We acknowledge that this post hoc sub-study of the main SAVE trial has several limitations. First, it was conducted at a single site on a relatively small sample. Greater precision would have been possible had we used more participants’ data from across the recruitment network. However, CPAP participants at this site had considerably higher adherence to CPAP than for the study population as a whole, and the mean follow-up period was longer. The sample size provided ample statistical power to definitively answer whether or not a clinically significant change in OSA was present after sustained CPAP treatment. Second, the study population had established CV disease and was somewhat older compared with patients attending sleep clinics; and patients with very severe nocturnal hypoxemia or a predominantly Cheyne-Stokes respiration pattern were excluded. The study results may not therefore extrapolate to general sleep apnea clinic populations. Lastly, we used a type 3 portable sleep monitoring device in this study. The device was chosen because of the unavailability of polysomnography (PSG) in many recruitment sites and the cost and difficulty of setting up and standardizing PSG measurements across multiple centers and countries.

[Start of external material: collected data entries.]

labelanything_amd/csrc/gemm_w4_ktile.inc:

```
#if LA_W4_GROUP == 1
#define LA_W4_BLOCK_0 LA_W4_MF(0, 0, 0, 0, 0) LA_W4_RA(1, 0, 0, 1) LA_W4_MF(0, 0, 1, 0, 0) LA_W4_RW(1, 0) LA_W4_MF(0, 0, 2, 0, 0) LA_W4_RW(1, 1) LA_W4_MF(0, 0, 3, 0, 0) LA_W4_RW(1, 2) LA_W4_MF(0, 1, 0, 0, 0) LA_W4_RW(1, 3) LA_W4_MF(0, 1, 1, 0, 0) LA_W4_RA(1, 1, 1, 1) LA_W4_MF(0, 1, 2, 0, 0) LA_W4_PA1(sa1, 0, bo1) LA_W4_MF(0, 1, 3, 0, 0) LA_W4_PA1(sa1, 1, bo1)
#define LA_W4_BLOCK_1 LA_W4_MF(0, 0, 0, 1, 1) LA_W4_RA(0, 0, 0, 2) LA_W4_MF(0, 0, 1, 1, 1) LA_W4_RW(2, 0) LA_W4_MF(0, 0, 2, 1, 1) LA_W4_RW(2, 1) LA_W4_MF(0, 0, 3, 1, 1) LA_W4_RW(2, 2) LA_W4_MF(0, 1, 0, 1, 1) LA_W4_RW(2, 3) LA_W4_MF(0, 1, 1, 1, 1) LA_W4_RA(0, 1, 1, 2) LA_W4_MF(0, 1, 2, 1, 1) LA_W4_PA1(sa1, 2, bo1) LA_W4_MF(0, 1, 3, 1, 1)
#define LA_W4_BLOCK_2 LA_W4_MF(0, 0, 0, 0, 2) LA_W4_RA(1, 0, 0, 3) LA_W4_MF(0, 0, 1, 0, 2) LA_W4_RW(3, 0) LA_W4_MF(0, 0, 2, 0, 2) LA_W4_RW(3, 1) LA_W4_MF(0, 0, 3, 0, 2) LA_W4_RW(3, 2) LA_W4_MF(0, 1, 0, 0, 2) LA_W4_RW(3, 3) LA_W4_MF(0, 1, 1, 0, 2) LA_W4_RA(1, 1, 1, 3) LA_W4_MF(0, 1, 2, 0, 2) LA_W4_PA1(sa1, 3, bo1) LA_W4_WAIT(16) LA_W4_SB LA_W4_MF(0, 1, 3, 0, 2) LA_W4_BAR LA_W4_SB
#define LA_W4_BLOCK_3 LA_W4_MF(0, 0, 0, 1, 3) LA_W4_RA(0, 0, 2, 0) LA_W4_MF(0, 0, 1, 1, 3) LA_W4_RA(0, 1, 3, 0) LA_W4_MF(0, 0, 2, 1, 3) LA_W4_PA0(saw, 0, bofs) LA_W4_MF(0, 0, 3, 1, 3) LA_W4_PA0(saw, 1, bofs) LA_W4_MF(0, 1, 0, 1, 3) LA_W4_MF(0, 1, 1, 1, 3) LA_W4_MF(0, 1, 2, 1, 3) LA_W4_MF(0, 1, 3, 1, 3)
#define LA_W4_BLOCK_4 LA_W4_MF(2, 0, 0, 0, 0) LA_W4_RA(1, 0, 2, 1) LA_W4_MF(2, 0, 1, 0, 0) LA_W4_RA(1, 1, 3, 1) LA_W4_MF(2, 0, 2, 0, 0) LA_W4_PA0(saw, 2, bofs) LA_W4_MF(2, 0, 3, 0, 0) LA_W4_PA0(saw, 3, bofs) LA_W4_MF(2, 1, 0, 0, 0) LA_W4_PW(sww, 0, bofs) LA_W4_MF(2, 1, 1, 0, 0) LA_W4_MF(2, 1, 2, 0, 0) LA_W4_MF(2, 1, 3, 0, 0)
#define LA_W4_BLOCK_5 LA_W4_MF(2, 0, 0, 1, 1) LA_W4_RA(0, 0, 2, 2) LA_W4_MF(2, 0, 1, 1, 1) LA_W4_RA(0, 1, 3, 2) LA_W4_MF(2, 0, 2, 1, 1) LA_W4_PW(sww, 1, bofs) LA_W4_MF(2, 0, 3, 1, 1) LA_W4_PW(sww, 2, bofs) LA_W4_MF(2, 1, 0, 1, 1) LA_W4_PW(sww, 3, bofs) LA_W4_MF(2, 1, 1, 1, 1) LA_W4_MF(2, 1, 2, 1, 1) LA_W4_MF(2, 1, 3, 1, 1)
#define LA_W4_BLOCK_6 LA_W4_MF(2, 0, 0, 0, 2) LA_W4_RA(1, 0, 2, 3) LA_W4_MF(2, 0, 1, 0, 2) LA_W4_RA(1, 1, 3, 3) LA_W4_MF(2, 0, 2, 0, 2) LA_W4_PW(sww, 4, bofs) LA_W4_MF(2, 0, 3, 0, 2) LA_W4_PW(sww, 5, bofs) LA_W4_MF(2, 1, 0, 0, 2) LA_W4_PW(sww, 6, bofs) LA_W4_MF(2, 1, 1, 0, 2) LA_W4_MF(2, 1, 2, 0, 2) LA_W4_WAIT(15) LA_W4_SB LA_W4_MF(2, 1, 3, 0, 2) LA_W4_BAR LA_W4_SB
#define LA_W4_BLOCK_7 LA_W4_MF(2, 0, 0, 1, 3) LA_W4_RA(0, 0, 0, 0) LA_W4_MF(2, 0, 1, 1, 3) LA_W4_RW(0, 0) LA_W4_MF(2, 0, 2, 1, 3) LA_W4_RW(0, 1) LA_W4_MF(2, 0, 3, 1, 3) LA_W4_RW(0, 2) LA_W4_MF(2, 1, 0, 1, 3) LA_W4_RW(0, 3) LA_W4_MF(2, 1, 1, 1, 3) LA_W4_RA(0, 1, 1, 0) LA_W4_MF(2, 1, 2, 1, 3) LA_W4_PW(sww, 7, bofs) LA_W4_MF(2, 1, 3, 1, 3)
#elif LA_W4_GROUP == 2
#define LA_W4_BLOCK_0 LA_W4_MF(0, 0, 0, 0, 0) LA_W4_RA(1, 0, 0, 1) LA_W4_RW(1, 0) LA_W4_MF(0, 0, 1, 0, 0) LA_W4_MF(0, 0, 2, 0, 0) LA_W4_RW(1, 1) LA_W4_RW(1, 2) LA_W4_MF(0, 0, 3, 0, 0) LA_W4_MF(0, 1, 0, 0, 0) LA_W4_RW(1, 3) LA_W4_RA(1, 1, 1, 1) LA_W4_MF(0, 1, 1, 0, 0) LA_W4_MF(0, 1, 2, 0, 0) LA_W4_PA1(sa1, 0, bo1) LA_W4_PA1(sa1, 1, bo1) LA_W4_MF(0, 1, 3, 0, 0)
#define LA_W4_BLOCK_1 LA_W4_MF(0, 0, 0, 1, 1) LA_W4_RA(0, 0, 0, 2) LA_W4_RW(2, 0) LA_W4_MF(0, 0, 1, 1, 1) LA_W4_MF(0, 0, 2, 1, 1) LA_W4_RW(2, 1) LA_W4_RW(2, 2) LA_W4_MF(0, 0, 3, 1, 1) LA_W4_MF(0, 1, 0, 1, 1) LA_W4_RW(2, 3) LA_W4_RA(0, 1, 1, 2) LA_W4_MF(0, 1, 1, 1, 1) LA_W4_MF(0, 1, 2, 1, 1) LA_W4_PA1(sa1, 2, bo1) LA_W4_MF(0, 1, 3, 1, 1)
#define LA_W4_BLOCK_2 LA_W4_MF(0, 0, 0, 0, 2) LA_W4_RA(1, 0, 0, 3) LA_W4_RW(3, 0) LA_W4_MF(0, 0, 1, 0, 2) LA_W4_MF(0, 0, 2, 0, 2) LA_W4_RW(3, 1) LA_W4_RW(3, 2) LA_W4_MF(0, 0, 3, 0, 2) LA_W4_MF(0, 1, 0, 0, 2) LA_W4_RW(3, 3) LA_W4_RA(1, 1, 1, 3) LA_W4_MF(0, 1, 1, 0, 2) LA_W4_MF(0, 1, 2, 0, 2) LA_W4_PA1(sa1, 3, bo1) LA_W4_WAIT(16) LA_W4_SB LA_W4_MF(0, 1, 3, 0, 2) LA_W4_BAR LA_W4_SB
#define LA_W4_BLOCK_3 LA_W4_MF(0, 0, 0, 1, 3) LA_W4_RA(0, 0, 2, 0) LA_W4_RA(0, 1, 3, 0) LA_W4_MF(0, 0, 1, 1, 3) LA_W4_MF(0, 0, 2, 1, 3) LA_W4_MF(0, 0, 3, 1, 3) LA_W4_MF(0, 1, 0, 1, 3) LA_W4_MF(0, 1, 1, 1, 3) LA_W4_MF(0, 1, 2, 1, 3) LA_W4_PA0(saw, 0, bofs) LA_W4_PA0(saw, 1, bofs) LA_W4_MF(0, 1, 3, 1, 3)
#define LA_W4_BLOCK_4 LA_W4_MF(2, 0, 0, 0, 0) LA_W4_RA(1, 0, 2, 1) LA_W4_RA(1, 1, 3, 1) LA_W4_MF(2, 0, 1, 0, 0) LA_W4_MF(2, 0, 2, 0, 0) LA_W4_MF(2, 0, 3, 0, 0) LA_W4_PA0(saw, 2, bofs) LA_W4_PA0(saw, 3, bofs) LA_W4_MF(2, 1, 0, 0, 0) LA_W4_MF(2, 1, 1, 0, 0) LA_W4_MF(2, 1, 2, 0, 0) LA_W4_PW(sww, 0, bofs) LA_W4_MF(2, 1, 3, 0, 0)
#define LA_W4_BLOCK_5 LA_W4_MF(2, 0, 0, 1, 1) LA_W4_RA(0, 0, 2, 2) LA_W4_RA(0, 1, 3, 2) LA_W4_MF(2, 0, 1, 1, 1) LA_W4_MF(2, 0, 2, 1, 1) LA_W4_MF(2, 0, 3, 1, 1) LA_W4_PW(sww, 1, bofs) LA_W4_PW(sww, 2, bofs) LA_W4_MF(2, 1, 0, 1, 1) LA_W4_MF(2, 1, 1, 1, 1) LA_W4_MF(2, 1, 2, 1, 1) LA_W4_PW(sww, 3, bofs) LA_W4_MF(2, 1, 3, 1, 1)
#define LA_W4_BLOCK_6 LA_W4_MF(2, 0, 0, 0, 2) LA_W4_RA(1, 0, 2, 3) LA_W4_RA(1, 1, 3, 3) LA_W4_MF(2, 0, 1, 0, 2) LA_W4_MF(2, 0, 2, 0, 2) LA_W4_MF(2, 0, 3, 0, 2) LA_W4_PW(sww, 4, bofs) LA_W4_PW(sww, 5, bofs) LA_W4_MF(2, 1, 0, 0, 2) LA_W4_MF(2, 1, 1, 0, 2) LA_W4_MF(2, 1, 2, 0, 2) LA_W4_PW(sww, 6, bofs) LA_W4_WAIT(15) LA_W4_SB LA_W4_MF(2, 1, 3, 0, 2) LA_W4_BAR LA_W4_SB
#define LA_W4_BLOCK_7 LA_W4_MF(2, 0, 0, 1, 3) LA_W4_RA(0, 0, 0, 0) LA_W4_RW(0, 0) LA_W4_MF(2, 0, 1, 1, 3) LA_W4_MF(2, 0, 2, 1, 3) LA_W4_RW(0, 1) LA_W4_RW(0, 2) LA_W4_MF(2, 0, 3, 1, 3) LA_W4_MF(2, 1, 0, 1, 3) LA_W4_RW(0, 3) LA_W4_RA(0, 1, 1, 0) LA_W4_MF(2, 1, 1, 1, 3) LA_W4_MF(2, 1, 2, 1, 3) LA_W4_PW(sww, 7, bofs) LA_W4_MF(2, 1, 3, 1, 3)
#elif LA_W4_GROUP == 3
#define LA_W4_BLOCK_0 LA_W4_MF(0, 0, 0, 0, 0) LA_W4_RA(1, 0, 0, 1) LA_W4_RW(1, 0) LA_W4_RW(1, 1) LA_W4_MF(0, 0, 1, 0, 0) LA_W4_MF(0, 0, 2, 0, 0) LA_W4_MF(0, 0, 3, 0, 0) LA_W4_RW(1, 2) LA_W4_RW(1, 3) LA_W4_RA(1, 1, 1, 1) LA_W4_MF(0, 1, 0, 0, 0) LA_W4_MF(0, 1, 1, 0, 0) LA_W4_MF(0, 1, 2, 0, 0) LA_W4_PA1(sa1, 0, bo1) LA_W4_PA1(sa1, 1, bo1) LA_W4_MF(0, 1, 3, 0, 0)
#define LA_W4_BLOCK_1 LA_W4_MF(0, 0, 0, 1, 1) LA_W4_RA(0, 0, 0, 2) LA_W4_RW(2, 0) LA_W4_RW(2, 1) LA_W4_MF(0, 0, 1, 1, 1) LA_W4_MF(0, 0, 2, 1, 1) LA_W4_MF(0, 0, 3, 1, 1) LA_W4_RW(2, 2) LA_W4_RW(2, 3) LA_W4_RA(0, 1, 1, 2) LA_W4_MF(0, 1, 0, 1, 1) LA_W4_MF(0, 1, 1, 1, 1) LA_W4_MF(0, 1, 2, 1, 1) LA_W4_PA1(sa1, 2, bo1) LA_W4_MF(0, 1, 3, 1, 1)
#define LA_W4_BLOCK_2 LA_W4_MF(0, 0, 0, 0, 2) LA_W4_RA(1, 0, 0, 3) LA_W4_RW(3, 0) LA_W4_RW(3, 1) LA_W4_MF(0, 0, 1, 0, 2) LA_W4_MF(0, 0, 2, 0, 2) LA_W4_MF(0, 0, 3, 0, 2) LA_W4_RW(3, 2) LA_W4_RW(3, 3) LA_W4_RA(1, 1, 1, 3) LA_W4_MF(0, 1, 0, 0, 2) LA_W4_MF(0, 1, 1, 0, 2) LA_W4_MF(0, 1, 2, 0, 2) LA_W4_PA1(sa1, 3, bo1) LA_W4_WAIT(16) LA_W4_SB LA_W4_MF(0, 1, 3, 0, 2) LA_W4_BAR LA_W4_SB
#define LA_W4_BLOCK_3 LA_W4_MF(0, 0, 0, 1, 3) LA_W4_RA(0, 0, 2, 0) LA_W4_RA(0, 1, 3, 0) LA_W4_PA0(saw, 0, bofs) LA_W4_MF(0, 0, 1, 1, 3) LA_W4_MF(0, 0, 2, 1, 3) LA_W4_MF(0, 0, 3, 1, 3) LA_W4_MF(0, 1, 0, 1, 3) LA_W4_MF(0, 1, 1, 1, 3) LA_W4_MF(0, 1, 2, 1, 3) LA_W4_PA0(saw, 1, bofs) LA_W4_MF(0, 1, 3, 1, 3)
#define LA_W4_BLOCK_4 LA_W4_MF(2, 0, 0, 0, 0) LA_W4_RA(1, 0, 2, 1) LA_W4_RA(1, 1, 3, 1) LA_W4_PA0(saw, 2, bofs) LA_W4_MF(2, 0, 1, 0, 0) LA_W4_MF(2, 0, 2, 0, 0) LA_W4_MF(2, 0, 3, 0, 0) LA_W4_MF(2, 1, 0, 0, 0) LA_W4_MF(2, 1, 1, 0, 0) LA_W4_MF(2, 1, 2, 0, 0) LA_W4_PA0(saw, 3, bofs) LA_W4_PW(sww, 0, bofs) LA_W4_MF(2, 1, 3, 0, 0)
#define LA_W4_BLOCK_5 LA_W4_MF(2, 0, 0, 1, 1) LA_W4_RA(0, 0, 2, 2) LA_W4_RA(0, 1, 3, 2) LA_W4_PW(sww, 1, bofs) LA_W4_MF(2, 0, 1, 1, 1) LA_W4_MF(2, 0, 2, 1, 1) LA_W4_MF(2, 0, 3, 1, 1) LA_W4_MF(2, 1, 0, 1, 1) LA_W4_MF(2, 1, 1, 1, 1) LA_W4_MF(2, 1, 2, 1, 1) LA_W4_PW(sww, 2, bofs) LA_W4_PW(sww, 3, bofs) LA_W4_MF(2, 1, 3, 1, 1)
#define LA_W4_BLOCK_6 LA_W4_MF(2, 0, 0, 0, 2) LA_W4_RA(1, 0, 2, 3) LA_W4_RA(1, 1, 3, 3) LA_W4_PW(sww, 4, bofs) LA_W4_MF(2, 0, 1, 0, 2) LA_W4_MF(2, 0, 2, 0, 2) LA_W4_MF(2, 0, 3, 0, 2) LA_W4_MF(2, 1, 0, 0, 2) LA_W4_MF(2, 1, 1, 0, 2) LA_W4_MF(2, 1, 2, 0, 2) LA_W4_PW(sww, 5, bofs) LA_W4_PW(sww, 6, bofs) LA_W4_WAIT(15) LA_W4_SB LA_W4_MF(2, 1, 3, 0, 2) LA_W4_BAR LA_W4_SB
#define LA_W4_BLOCK_7 LA_W4_MF(2, 0, 0, 1, 3) LA_W4_RA(0, 0, 0, 0) LA_W4_RW(0, 0) LA_W4_RW(0, 1) LA_W4_MF(2, 0, 1, 1, 3) LA_W4_MF(2, 0, 2, 1, 3) LA_W4_MF(2, 0, 3, 1, 3) LA_W4_RW(0, 2) LA_W4_RW(0, 3) LA_W4_RA(0, 1, 1, 0) LA_W4_MF(2, 1, 0, 1, 3) LA_W4_MF(2, 1, 1, 1, 3) LA_W4_MF(2, 1, 2, 1, 3) LA_W4_PW(sww, 7, bofs) LA_W4_MF(2, 1, 3, 1, 3)
#elif LA_W4_GROUP == 4
#define LA_W4_BLOCK_0 LA_W4_MF(0, 0, 0, 0, 0) LA_W4_RA(1, 0, 0, 1) LA_W4_RW(1, 0) LA_W4_RW(1, 1) LA_W4_RW(1, 2) LA_W4_MF(0, 0, 1, 0, 0) LA_W4_MF(0, 0, 2, 0, 0) LA_W4_MF(0, 0, 3, 0, 0) LA_W4_MF(0, 1, 0, 0, 0) LA_W4_MF(0, 1, 1, 0, 0) LA_W4_MF(0, 1, 2, 0, 0) LA_W4_RW(1, 3) LA_W4_RA(1, 1, 1, 1) LA_W4_PA1(sa1, 0, bo1) LA_W4_PA1(sa1, 1, bo1) LA_W4_MF(0, 1, 3, 0, 0)
#define LA_W4_BLOCK_1 LA_W4_MF(0, 0, 0, 1, 1) LA_W4_RA(0, 0, 0, 2) LA_W4_RW(2, 0) LA_W4_RW(2, 1) LA_W4_RW(2, 2) LA_W4_MF(0, 0, 1, 1, 1) LA_W4_MF(0, 0, 2, 1, 1) LA_W4_MF(0, 0, 3, 1, 1) LA_W4_MF(0, 1, 0, 1, 1) LA_W4_MF(0, 1, 1, 1, 1) LA_W4_MF(0, 1, 2, 1, 1) LA_W4_RW(2, 3) LA_W4_RA(0, 1, 1, 2) LA_W4_PA1(sa1, 2, bo1) LA_W4_MF(0, 1, 3, 1, 1)
#define LA_W4_BLOCK_2 LA_W4_MF(0, 0, 0, 0, 2) LA_W4_RA(1, 0, 0, 3) LA_W4_RW(3, 0) LA_W4_RW(3, 1) LA_W4_RW(3, 2) LA_W4_MF(0, 0, 1, 0, 2) LA_W4_MF(0, 0, 2, 0, 2) LA_W4_MF(0, 0, 3, 0, 2) LA_W4_MF(0, 1, 0, 0, 2) LA_W4_MF(0, 1, 1, 0, 2) LA_W4_MF(0, 1, 2, 0, 2) LA_W4_RW(3, 3) LA_W4_RA(1, 1, 1, 3) LA_W4_PA1(sa1, 3, bo1) LA_W4_WAIT(16) LA_W4_SB LA_W4_MF(0, 1, 3, 0, 2) LA_W4_BAR LA_W4_SB
#define LA_W4_BLOCK_3 LA_W4_MF(0, 0, 0, 1, 3) LA_W4_RA(0, 0, 2, 0) LA_W4_RA(0, 1, 3, 0) LA_W4_PA0(saw, 0, bofs) LA_W4_PA0(saw, 1, bofs) LA_W4_MF(0, 0, 1, 1, 3) LA_W4_MF(0, 0, 2, 1, 3) LA_W4_MF(0, 0, 3, 1, 3) LA_W4_MF(0, 1, 0, 1, 3) LA_W4_MF(0, 1, 1, 1, 3) LA_W4_MF(0, 1, 2, 1, 3) LA_W4_MF(0, 1, 3, 1, 3)
#define LA_W4_BLOCK_4 LA_W4_MF(2, 0, 0, 0, 0) LA_W4_RA(1, 0, 2, 1) LA_W4_RA(1, 1, 3, 1) LA_W4_PA0(saw, 2, bofs) LA_W4_PA0(saw, 3, bofs) LA_W4_MF(2, 0, 1, 0, 0) LA_W4_MF(2, 0, 2, 0, 0) LA_W4_MF(2, 0, 3, 0, 0) LA_W4_MF(2, 1, 0, 0, 0) LA_W4_MF(2, 1, 1, 0, 0) LA_W4_MF(2, 1, 2, 0, 0) LA_W4_PW(sww, 0, bofs) LA_W4_MF(2, 1, 3, 0, 0)
#define LA_W4_BLOCK_5 LA_W4_MF(2, 0, 0, 1, 1) LA_W4_RA(0, 0, 2, 2) LA_W4_RA(0, 1, 3, 2) LA_W4_PW(sww, 1, bofs) LA_W4_PW(sww, 2, bofs) LA_W4_MF(2, 0, 1, 1, 1) LA_W4_MF(2, 0, 2, 1, 1) LA_W4_MF(2, 0, 3, 1, 1) LA_W4_MF(2, 1, 0, 1, 1) LA_W4_MF(2, 1, 1, 1, 1) LA_W4_MF(2, 1, 2, 1, 1) LA_W4_PW(sww, 3, bofs) LA_W4_MF(2, 1, 3, 1, 1)
#define LA_W4_BLOCK_6 LA_W4_MF(2, 0, 0, 0, 2) LA_W4_RA(1, 0, 2, 3) LA_W4_RA(1, 1, 3, 3) LA_W4_PW(sww, 4, bofs) LA_W4_PW(sww, 5, bofs) LA_W4_MF(2, 0, 1, 0, 2) LA_W4_MF(2, 0, 2, 0, 2) LA_W4_MF(2, 0, 3, 0, 2) LA_W4_MF(2, 1, 0, 0, 2) LA_W4_MF(2, 1, 1, 0, 2) LA_W4_MF(2, 1, 2, 0, 2) LA_W4_PW(sww, 6, bofs) LA_W4_WAIT(15) LA_W4_SB LA_W4_MF(2, 1, 3, 0, 2) LA_W4_BAR LA_W4_SB
#define LA_W4_BLOCK_7 LA_W4_MF(2, 0, 0, 1, 3) LA_W4_RA(0, 0, 0, 0) LA_W4_RW(0, 0) LA_W4_RW(0, 1) LA_W4_RW(0, 2) LA_W4_MF(2, 0, 1, 1, 3) LA_W4_MF(2, 0, 2, 1, 3) LA_W4_MF(2, 0, 3, 1, 3) LA_W4_MF(2, 1, 0, 1, 3) LA_W4_MF(2, 1, 1, 1, 3) LA_W4_MF(2, 1, 2, 1, 3) LA_W4_RW(0, 3) LA_W4_RA(0, 1, 1, 0) LA_W4_PW(sww, 7, bofs) LA_W4_MF(2, 1, 3, 1, 3)
#elif LA_W4_GROUP == 8
#define LA_W4_BLOCK_0 LA_W4_MF(0, 0, 0, 0, 0) LA_W4_RA(1, 0, 0, 1) LA_W4_RW(1, 0) LA_W4_RW(1, 1) LA_W4_RW(1, 2) LA_W4_RW(1, 3) LA_W4_RA(1, 1, 1, 1) LA_W4_PA1(sa1, 0, bo1) LA_W4_PA1(sa1, 1, bo1) LA_W4_MF(0, 0, 1, 0, 0) LA_W4_MF(0, 0, 2, 0, 0) LA_W4_MF(0, 0, 3, 0, 0) LA_W4_MF(0, 1, 0, 0, 0) LA_W4_MF(0, 1, 1, 0, 0) LA_W4_MF(0, 1, 2, 0, 0) LA_W4_MF(0, 1, 3, 0, 0)
#define LA_W4_BLOCK_1 LA_W4_MF(0, 0, 0, 1, 1) LA_W4_RA(0, 0, 0, 2) LA_W4_RW(2, 0) LA_W4_RW(2, 1) LA_W4_RW(2, 2) LA_W4_RW(2, 3) LA_W4_RA(0, 1, 1, 2) LA_W4_PA1(sa1, 2, bo1) LA_W4_MF(0, 0, 1, 1, 1) LA_W4_MF(0, 0, 2, 1, 1) LA_W4_MF(0, 0, 3, 1, 1) LA_W4_MF(0, 1, 0, 1, 1) LA_W4_MF(0, 1, 1, 1, 1) LA_W4_MF(0, 1, 2, 1, 1) LA_W4_MF(0, 1, 3, 1, 1)
#define LA_W4_BLOCK_2 LA_W4_MF(0, 0, 0, 0, 2) LA_W4_RA(1, 0, 0, 3) LA_W4_RW(3, 0) LA_W4_RW(3, 1) LA_W4_RW(3, 2) LA_W4_RW(3, 3) LA_W4_RA(1, 1, 1, 3) LA_W4_PA1(sa1, 3, bo1) LA_W4_MF(0, 0, 1, 0, 2) LA_W4_MF(0, 0, 2, 0, 2) LA_W4_MF(0, 0, 3, 0, 2) LA_W4_MF(0, 1, 0, 0, 2) LA_W4_MF(0, 1, 1, 0, 2) LA_W4_MF(0, 1, 2, 0, 2) LA_W4_WAIT(16) LA_W4_SB LA_W4_MF(0, 1, 3, 0, 2) LA_W4_BAR LA_W4_SB
#define LA_W4_BLOCK_3 LA_W4_MF(0, 0, 0, 1, 3) LA_W4_RA(0, 0, 2, 0) LA_W4_RA(0, 1, 3, 0) LA_W4_PA0(saw, 0, bofs) LA_W4_PA0(saw, 1, bofs) LA_W4_MF(0, 0, 1, 1, 3) LA_W4_MF(0, 0, 2, 1, 3) LA_W4_MF(0, 0, 3, 1, 3) LA_W4_MF(0, 1, 0, 1, 3) LA_W4_MF(0, 1, 1, 1, 3) LA_W4_MF(0, 1, 2, 1, 3) LA_W4_MF(0, 1, 3, 1, 3)
#define LA_W4_BLOCK_4 LA_W4_MF(2, 0, 0, 0, 0) LA_W4_RA(1, 0, 2, 1) LA_W4_RA(1, 1, 3, 1) LA_W4_PA0(saw, 2, bofs) LA_W4_PA0(saw, 3, bofs) LA_W4_PW(sww, 0, bofs) LA_W4_MF(2, 0, 1, 0, 0) LA_W4_MF(2, 0, 2, 0, 0) LA_W4_MF(2, 0, 3, 0, 0) LA_W4_MF(2, 1, 0, 0, 0) LA_W4_MF(2, 1, 1, 0, 0) LA_W4_MF(2, 1, 2, 0, 0) LA_W4_MF(2, 1, 3, 0, 0)
#define LA_W4_BLOCK_5 LA_W4_MF(2, 0, 0, 1, 1) LA_W4_RA(0, 0, 2, 2) LA_W4_RA(0, 1, 3, 2) LA_W4_PW(sww, 1, bofs) LA_W4_PW(sww, 2, bofs) LA_W4_PW(sww, 3, bofs) LA_W4_MF(2, 0, 1, 1, 1) LA_W4_MF(2, 0, 2, 1, 1) LA_W4_MF(2, 0, 3, 1, 1) LA_W4_MF(2, 1, 0, 1, 1) LA_W4_MF(2, 1, 1, 1, 1) LA_W4_MF(2, 1, 2, 1, 1) LA_W4_MF(2, 1, 3, 1, 1)
#define LA_W4_BLOCK_6 LA_W4_MF(2, 0, 0, 0, 2) LA_W4_RA(1, 0, 2, 3) LA_W4_RA(1, 1, 3, 3) LA_W4_PW(sww, 4, bofs) LA_W4_PW(sww, 5, bofs) LA_W4_PW(sww, 6, bofs) LA_W4_MF(2, 0, 1, 0, 2) LA_W4_MF(2, 0, 2, 0, 2) LA_W4_MF(2, 0, 3, 0, 2) LA_W4_MF(2, 1, 0, 0, 2) LA_W4_MF(2, 1, 1, 0, 2) LA_W4_MF(2, 1, 2, 0, 2) LA_W4_WAIT(15) LA_W4_SB LA_W4_MF(2, 1, 3, 0, 2) LA_W4_BAR LA_W4_SB
#define LA_W4_BLOCK_7 LA_W4_MF(2, 0, 0, 1, 3) LA_W4_RA(0, 0, 0, 0) LA_W4_RW(0, 0) LA_W4_RW(0, 1) LA_W4_RW(0, 2) LA_W4_RW(0, 3) LA_W4_RA(0, 1, 1, 0) LA_W4_PW(sww, 7, bofs) LA_W4_MF(2, 0, 1, 1, 3) LA_W4_MF(2, 0, 2, 1, 3) LA_W4_MF(2, 0, 3, 1, 3) LA_W4_MF(2, 1, 0, 1, 3) LA_W4_MF(2, 1, 1, 1, 3) LA_W4_MF(2, 1, 2, 1, 3) LA_W4_MF(2, 1, 3, 1, 3)
#else
#error "LA_W4_GROUP must be 1, 2, 3, 4 or 8"
#endif
```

The ApneaLink™ automated screening device provided a reliable and generalizable alternative. It was validated against PSG in a high cardiovascular-risk Chinese population before the SAVE trial and found to have high diagnostic accuracy for moderate to severe OSA [25]. It is unlikely therefore to have influenced the overall findings in this study. Nonetheless, the parameters collected to evaluate the severity of OSA were limited, preventing, for example, an evaluation of whether or not the length of obstructive events changed after CPAP treatment.

In summary, long-term CPAP use in patients with comorbid OSA and cardiovascular disease did not result in clinically significant change in AHI or ODI when compared with patients without CPAP, but showed a small positive effect on nadir SpO2.